Stored data entries:
┌──
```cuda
extern "C" int svrs_conv2d_wgrad(const void* x, const void* dy, float* dw, float* dw_packed, float* db, int dtype,
                                 int N, int H, int W, int Cin, int Cout, int ksize, int ksplit, void* stream) {
    SVRS_CHECK_ARG(x && dy && dtype_ok(dtype), "conv2d_wgrad: null pointer or bad dtype");
    SVRS_CHECK_ARG(ksize == 3 || (ksize == 4 && H % 2 == 0 && W % 2 == 0), "conv2d_wgrad: bad ksize");
    int rc = 0;
    if (dw) {
        WgradArgs a;
        a.gmat = dy; a.x = x; a.dw = dw; a.KK = ksize * ksize;
        if (ksize == 3) geom_conv3(a.g, N, H, W, Cin, Cout, false);
        else geom_conv4s2(a.g, N, H, W, Cin, Cout);
        const bool fold_db = db != nullptr && Cout % 8 == 0;
        if (g_tc_enabled_narrow && ksplit <= 0 && wgrad16_takes(dtype, N, H, W, Cin, Cout, ksize)) {
            rc = launch_wgrad16(x, dy, dw, db, N, H, W, Cin, (cudaStream_t)stream);
            db = nullptr;
        } else if (g_tc_enabled && N > 0 && dtype == SVRS_BF16 && wgrad_halo_supported(a.g, a.KK)) {
            rc = launch_wgrad3_halo(a.g, dy, x, dw_packed ? dw_packed : dw, dw_packed != nullptr, fold_db ? db : nullptr, (cudaStream_t)stream);
            if (fold_db) db = nullptr;
        } else if (g_tc_enabled && N > 0 && wgrad_tc_supported(dtype, Cout, Cin, a.g.OW, a.g.OH)) {
            rc = launch_wgrad_tc(a.g, dy, x, dw_packed ? dw_packed : dw, dw_packed != nullptr, a.KK, fold_db ? db : nullptr, (cudaStream_t)stream);
            if (fold_db) db = nullptr;
        } else if (g_tc_enabled_narrow && N > 0 && ksplit <= 0 && wgrad_narrow_mma_takes(a.g, dtype)) {
            rc = launch_wgrad_narrow_mma(a, db, (cudaStream_t)stream);
            db = nullptr;
        } else
            rc = launch_wgrad(a, dtype, ksplit, (cudaStream_t)stream);
        if (rc) return rc;
    }
    if (db) {
        int s = ksize == 3 ? 1 : 2;
        rc = launch_colsum(dy, dtype, (long long)N * (H / s) * (W / s), Cout, db, (cudaStream_t)stream);
    }
    return rc;
}

extern "C" int svrs_convT2d_wgrad(const void* x, const void* dy, float* dw, float* dw_packed, float* db, int dtype,
                                  int N, int H, int W, int Cin, int Cout, int ksplit, void* stream) {
    SVRS_CHECK_ARG(x && dy && dtype_ok(dtype), "convT2d_wgrad: null pointer or bad dtype");
    int rc = 0;
    if (dw) {
        WgradArgs a;
        a.gmat = x; a.x = dy; a.dw = dw; a.KK = 16;
        geom_conv4s2(a.g, N, 2 * H, 2 * W, Cout, Cin);
        if (g_tc_enabled && N > 0 && wgrad_tc_supported(dtype, Cin, Cout, a.g.OW, a.g.OH))
            rc = launch_wgrad_tc(a.g, x, dy, dw_packed ? dw_packed : dw, dw_packed != nullptr, 16, nullptr, (cudaStream_t)stream);
        else
            rc = launch_wgrad(a, dtype, ksplit, (cudaStream_t)stream);
        if (rc) return rc;
    }
    if (db) rc = launch_colsum(dy, dtype, (long long)N * 4 * H * W, Cout, db, (cudaStream_t)stream);
    return rc;
}

extern "C" int svrs_conv2d_wgrad_layout(int dtype, int N, int H, int W, int Cin, int Cout, int ksize) {
    if (!(ksize == 3 || (ksize == 4 && H % 2 == 0 && W % 2 == 0)) || N <= 0) return 0;
    if (g_tc_enabled_narrow && wgrad16_takes(dtype, N, H, W, Cin, Cout, ksize)) return 0;
    TapGeom g;
    if (ksize == 3) geom_conv3(g, N, H, W, Cin, Cout, false);
    else geom_conv4s2(g, N, H, W, Cin, Cout);
    if (g_tc_enabled && dtype == SVRS_BF16 && wgrad_halo_supported(g, ksize * ksize)) return 1;
    if (g_tc_enabled && wgrad_tc_supported(dtype, Cout, Cin, g.OW, g.OH)) return 1;
    return 0;
}
extern "C" int svrs_convT2d_wgrad_layout(int dtype, int N, int H, int W, int Cin, int Cout) {
    if (N <= 0) return 0;
    TapGeom g;
    geom_conv4s2(g, N, 2 * H, 2 * W, Cout, Cin);
    return (g_tc_enabled && wgrad_tc_supported(dtype, Cin, Cout, g.OW, g.OH)) ? 1 : 0;
}

extern "C" int svrs_debug_tap_geometry(int form, int N, int H, int W, int Cr, int Cw, int64_t* out, int cap) {
    SVRS_CHECK_ARG(out && form >= 0 && form <= 3, "debug_tap_geometry: bad args");
    TapGeom g;
    if (form == 0) geom_conv3(g, N, H, W, Cr, Cw, false);
    else if (form == 1) geom_conv3(g, N, H, W, Cr, Cw, true);
    else if (form == 2) geom_conv4s2(g, N, H, W, Cr, Cw);
    else geom_convT4s2(g, N, H, W, Cr, Cw);
    int n = 0;
    auto put = [&](long long v) { if (n < cap) out[n] = v; ++n; };
    put(g.N); put(g.OH); put(g.OW); put(g.IH); put(g.IW); put(g.K); put(g.Nc); put(g.nprob);
    put(g.o_sn); put(g.o_sy); put(g.o_sx); put(g.i_sn); put(g.i_sy); put(g.i_sx);
    for (int p = 0; p < g.nprob; ++p) {
        put(g.prob[p].out_off); put(g.prob[p].ntaps);
        for (int t = 0; t < g.prob[p].ntaps; ++t) {
            put(g.prob[p].taps[t].in_off); put(g.prob[p].taps[t].w_off); put(g.prob[p].taps[t].dy); put(g.prob[p].taps[t].dx);
        }
    }
    SVRS_CHECK_ARG(n <= cap, "debug_tap_geometry: buffer too small (%d needed)", n);
    return n;
}
```

### simple-vae-rs_b200/svrs_native/lib.py

```python
from __future__ import annotations

import ctypes
import os
import re
from typing import Dict, List, Tuple

HERE = os.path.dirname(os.path.abspath(__file__))
ROOT = os.path.dirname(os.path.dirname(HERE))
HEADER = os.path.join(ROOT, "include", "svrs_b200.h")
LIB_PATH = os.path.join(HERE, "libsvrs_b200.so")

F32, BF16 = 0, 1
ACT_NONE, ACT_SIGMOID, ACT_HARDTANH7 = 0, 1, 2

_SCALARS = {
    "int": ctypes.c_int,
    "int64_t": ctypes.c_int64,
    "uint64_t": ctypes.c_uint64,
    "uint32_t": ctypes.c_uint32,
    "float": ctypes.c_float,
}
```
└──
What you need to do = From the data above, give the number of lines that hold "pointer", without anything else.

Exercise solution = 2